Restate the entries below word for word, omitting nothing.

- - -

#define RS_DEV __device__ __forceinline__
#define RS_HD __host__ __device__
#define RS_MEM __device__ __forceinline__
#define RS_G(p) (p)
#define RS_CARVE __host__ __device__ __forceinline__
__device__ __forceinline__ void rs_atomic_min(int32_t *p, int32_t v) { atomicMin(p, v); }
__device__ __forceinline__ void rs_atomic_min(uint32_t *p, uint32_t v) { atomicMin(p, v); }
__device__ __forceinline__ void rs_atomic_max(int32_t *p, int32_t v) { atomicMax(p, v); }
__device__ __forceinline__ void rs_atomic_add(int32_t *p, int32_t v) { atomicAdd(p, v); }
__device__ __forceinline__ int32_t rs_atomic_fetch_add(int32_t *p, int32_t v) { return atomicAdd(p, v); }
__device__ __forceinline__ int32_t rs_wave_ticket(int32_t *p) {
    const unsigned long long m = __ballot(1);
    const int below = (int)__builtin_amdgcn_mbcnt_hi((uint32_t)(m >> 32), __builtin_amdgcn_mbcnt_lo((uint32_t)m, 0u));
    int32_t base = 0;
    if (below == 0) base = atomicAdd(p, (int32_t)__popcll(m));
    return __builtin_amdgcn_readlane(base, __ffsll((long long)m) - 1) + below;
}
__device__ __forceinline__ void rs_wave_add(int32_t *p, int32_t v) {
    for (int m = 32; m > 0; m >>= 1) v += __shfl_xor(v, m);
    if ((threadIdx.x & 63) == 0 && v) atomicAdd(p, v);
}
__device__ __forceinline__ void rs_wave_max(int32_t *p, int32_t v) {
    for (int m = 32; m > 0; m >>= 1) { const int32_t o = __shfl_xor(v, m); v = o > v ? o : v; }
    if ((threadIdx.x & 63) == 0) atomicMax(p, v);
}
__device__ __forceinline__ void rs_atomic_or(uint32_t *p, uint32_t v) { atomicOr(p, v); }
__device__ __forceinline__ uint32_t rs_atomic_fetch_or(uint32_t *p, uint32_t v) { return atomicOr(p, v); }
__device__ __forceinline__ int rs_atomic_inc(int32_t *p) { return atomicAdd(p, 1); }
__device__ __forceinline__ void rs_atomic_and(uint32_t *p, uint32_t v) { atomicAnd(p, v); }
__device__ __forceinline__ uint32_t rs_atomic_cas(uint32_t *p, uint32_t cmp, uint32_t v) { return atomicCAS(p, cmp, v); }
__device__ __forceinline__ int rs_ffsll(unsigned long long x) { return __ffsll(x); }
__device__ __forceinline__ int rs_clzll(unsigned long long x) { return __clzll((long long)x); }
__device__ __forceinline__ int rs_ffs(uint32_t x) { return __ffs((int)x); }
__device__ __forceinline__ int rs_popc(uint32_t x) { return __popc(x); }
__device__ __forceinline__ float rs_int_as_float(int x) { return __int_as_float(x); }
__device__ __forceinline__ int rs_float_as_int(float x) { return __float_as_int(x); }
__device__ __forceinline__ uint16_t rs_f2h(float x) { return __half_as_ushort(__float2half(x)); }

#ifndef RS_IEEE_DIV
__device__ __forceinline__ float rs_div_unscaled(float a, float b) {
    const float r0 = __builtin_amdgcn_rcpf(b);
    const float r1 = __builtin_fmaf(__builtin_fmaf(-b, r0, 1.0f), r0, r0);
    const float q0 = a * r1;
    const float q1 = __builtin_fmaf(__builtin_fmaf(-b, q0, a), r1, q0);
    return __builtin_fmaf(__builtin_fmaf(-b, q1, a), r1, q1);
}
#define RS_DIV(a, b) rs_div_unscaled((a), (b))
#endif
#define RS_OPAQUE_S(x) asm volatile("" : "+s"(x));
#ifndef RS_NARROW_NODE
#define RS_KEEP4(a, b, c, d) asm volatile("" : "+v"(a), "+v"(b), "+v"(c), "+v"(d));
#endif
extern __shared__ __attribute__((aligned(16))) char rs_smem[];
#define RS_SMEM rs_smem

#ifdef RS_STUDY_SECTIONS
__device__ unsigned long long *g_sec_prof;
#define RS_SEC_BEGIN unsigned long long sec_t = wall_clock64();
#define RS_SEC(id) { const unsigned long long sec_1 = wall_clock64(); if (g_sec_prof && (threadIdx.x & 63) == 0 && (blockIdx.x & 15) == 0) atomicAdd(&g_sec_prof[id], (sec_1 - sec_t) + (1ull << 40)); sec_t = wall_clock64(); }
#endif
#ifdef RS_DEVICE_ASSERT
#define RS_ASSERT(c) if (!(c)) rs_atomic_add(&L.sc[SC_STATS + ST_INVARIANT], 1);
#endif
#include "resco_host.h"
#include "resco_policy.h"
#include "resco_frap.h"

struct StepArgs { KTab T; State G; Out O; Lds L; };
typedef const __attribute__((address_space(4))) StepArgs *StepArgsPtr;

- - -

* _Solved exercise_:
#define RS_DEV __device__ __forceinline__
#define RS_HD __host__ __device__
#define RS_MEM __device__ __forceinline__
#define RS_G(p) (p)
#define RS_CARVE __host__ __device__ __forceinline__
__device__ __forceinline__ void rs_atomic_min(int32_t *p, int32_t v) { atomicMin(p, v); }
__device__ __forceinline__ void rs_atomic_min(uint32_t *p, uint32_t v) { atomicMin(p, v); }
__device__ __forceinline__ void rs_atomic_max(int32_t *p, int32_t v) { atomicMax(p, v); }
__device__ __forceinline__ void rs_atomic_add(int32_t *p, int32_t v) { atomicAdd(p, v); }
__device__ __forceinline__ int32_t rs_atomic_fetch_add(int32_t *p, int32_t v) { return atomicAdd(p, v); }
__device__ __forceinline__ int32_t rs_wave_ticket(int32_t *p) {
    const unsigned long long m = __ballot(1);
    const int below = (int)__builtin_amdgcn_mbcnt_hi((uint32_t)(m >> 32), __builtin_amdgcn_mbcnt_lo((uint32_t)m, 0u));
    int32_t base = 0;
    if (below == 0) base = atomicAdd(p, (int32_t)__popcll(m));
    return __builtin_amdgcn_readlane(base, __ffsll((long long)m) - 1) + below;
}
__device__ __forceinline__ void rs_wave_add(int32_t *p, int32_t v) {
    for (int m = 32; m > 0; m >>= 1) v += __shfl_xor(v, m);
    if ((threadIdx.x & 63) == 0 && v) atomicAdd(p, v);
}
__device__ __forceinline__ void rs_wave_max(int32_t *p, int32_t v) {
    for (int m = 32; m > 0; m >>= 1) { const int32_t o = __shfl_xor(v, m); v = o > v ? o : v; }
    if ((threadIdx.x & 63) == 0) atomicMax(p, v);
}
__device__ __forceinline__ void rs_atomic_or(uint32_t *p, uint32_t v) { atomicOr(p, v); }
__device__ __forceinline__ uint32_t rs_atomic_fetch_or(uint32_t *p, uint32_t v) { return atomicOr(p, v); }
__device__ __forceinline__ int rs_atomic_inc(int32_t *p) { return atomicAdd(p, 1); }
__device__ __forceinline__ void rs_atomic_and(uint32_t *p, uint32_t v) { atomicAnd(p, v); }
__device__ __forceinline__ uint32_t rs_atomic_cas(uint32_t *p, uint32_t cmp, uint32_t v) { return atomicCAS(p, cmp, v); }
__device__ __forceinline__ int rs_ffsll(unsigned long long x) { return __ffsll(x); }
__device__ __forceinline__ int rs_clzll(unsigned long long x) { return __clzll((long long)x); }
__device__ __forceinline__ int rs_ffs(uint32_t x) { return __ffs((int)x); }
__device__ __forceinline__ int rs_popc(uint32_t x) { return __popc(x); }
__device__ __forceinline__ float rs_int_as_float(int x) { return __int_as_float(x); }
__device__ __forceinline__ int rs_float_as_int(float x) { return __float_as_int(x); }
__device__ __forceinline__ uint16_t rs_f2h(float x) { return __half_as_ushort(__float2half(x)); }

#ifndef RS_IEEE_DIV
__device__ __forceinline__ float rs_div_unscaled(float a, float b) {
    const float r0 = __builtin_amdgcn_rcpf(b);
    const float r1 = __builtin_fmaf(__builtin_fmaf(-b, r0, 1.0f), r0, r0);
    const float q0 = a * r1;
    const float q1 = __builtin_fmaf(__builtin_fmaf(-b, q0, a), r1, q0);
    return __builtin_fmaf(__builtin_fmaf(-b, q1, a), r1, q1);
}
#define RS_DIV(a, b) rs_div_unscaled((a), (b))
#endif
#define RS_OPAQUE_S(x) asm volatile("" : "+s"(x));
#ifndef RS_NARROW_NODE
#define RS_KEEP4(a, b, c, d) asm volatile("" : "+v"(a), "+v"(b), "+v"(c), "+v"(d));
#endif
extern __shared__ __attribute__((aligned(16))) char rs_smem[];
#define RS_SMEM rs_smem

#ifdef RS_STUDY_SECTIONS
__device__ unsigned long long *g_sec_prof;
#define RS_SEC_BEGIN unsigned long long sec_t = wall_clock64();
#define RS_SEC(id) { const unsigned long long sec_1 = wall_clock64(); if (g_sec_prof && (threadIdx.x & 63) == 0 && (blockIdx.x & 15) == 0) atomicAdd(&g_sec_prof[id], (sec_1 - sec_t) + (1ull << 40)); sec_t = wall_clock64(); }
#endif
#ifdef RS_DEVICE_ASSERT
#define RS_ASSERT(c) if (!(c)) rs_atomic_add(&L.sc[SC_STATS + ST_INVARIANT], 1);
#endif
#include "resco_host.h"
#include "resco_policy.h"
#include "resco_frap.h"

struct StepArgs { KTab T; State G; Out O; Lds L; };
typedef const __attribute__((address_space(4))) StepArgs *StepArgsPtr;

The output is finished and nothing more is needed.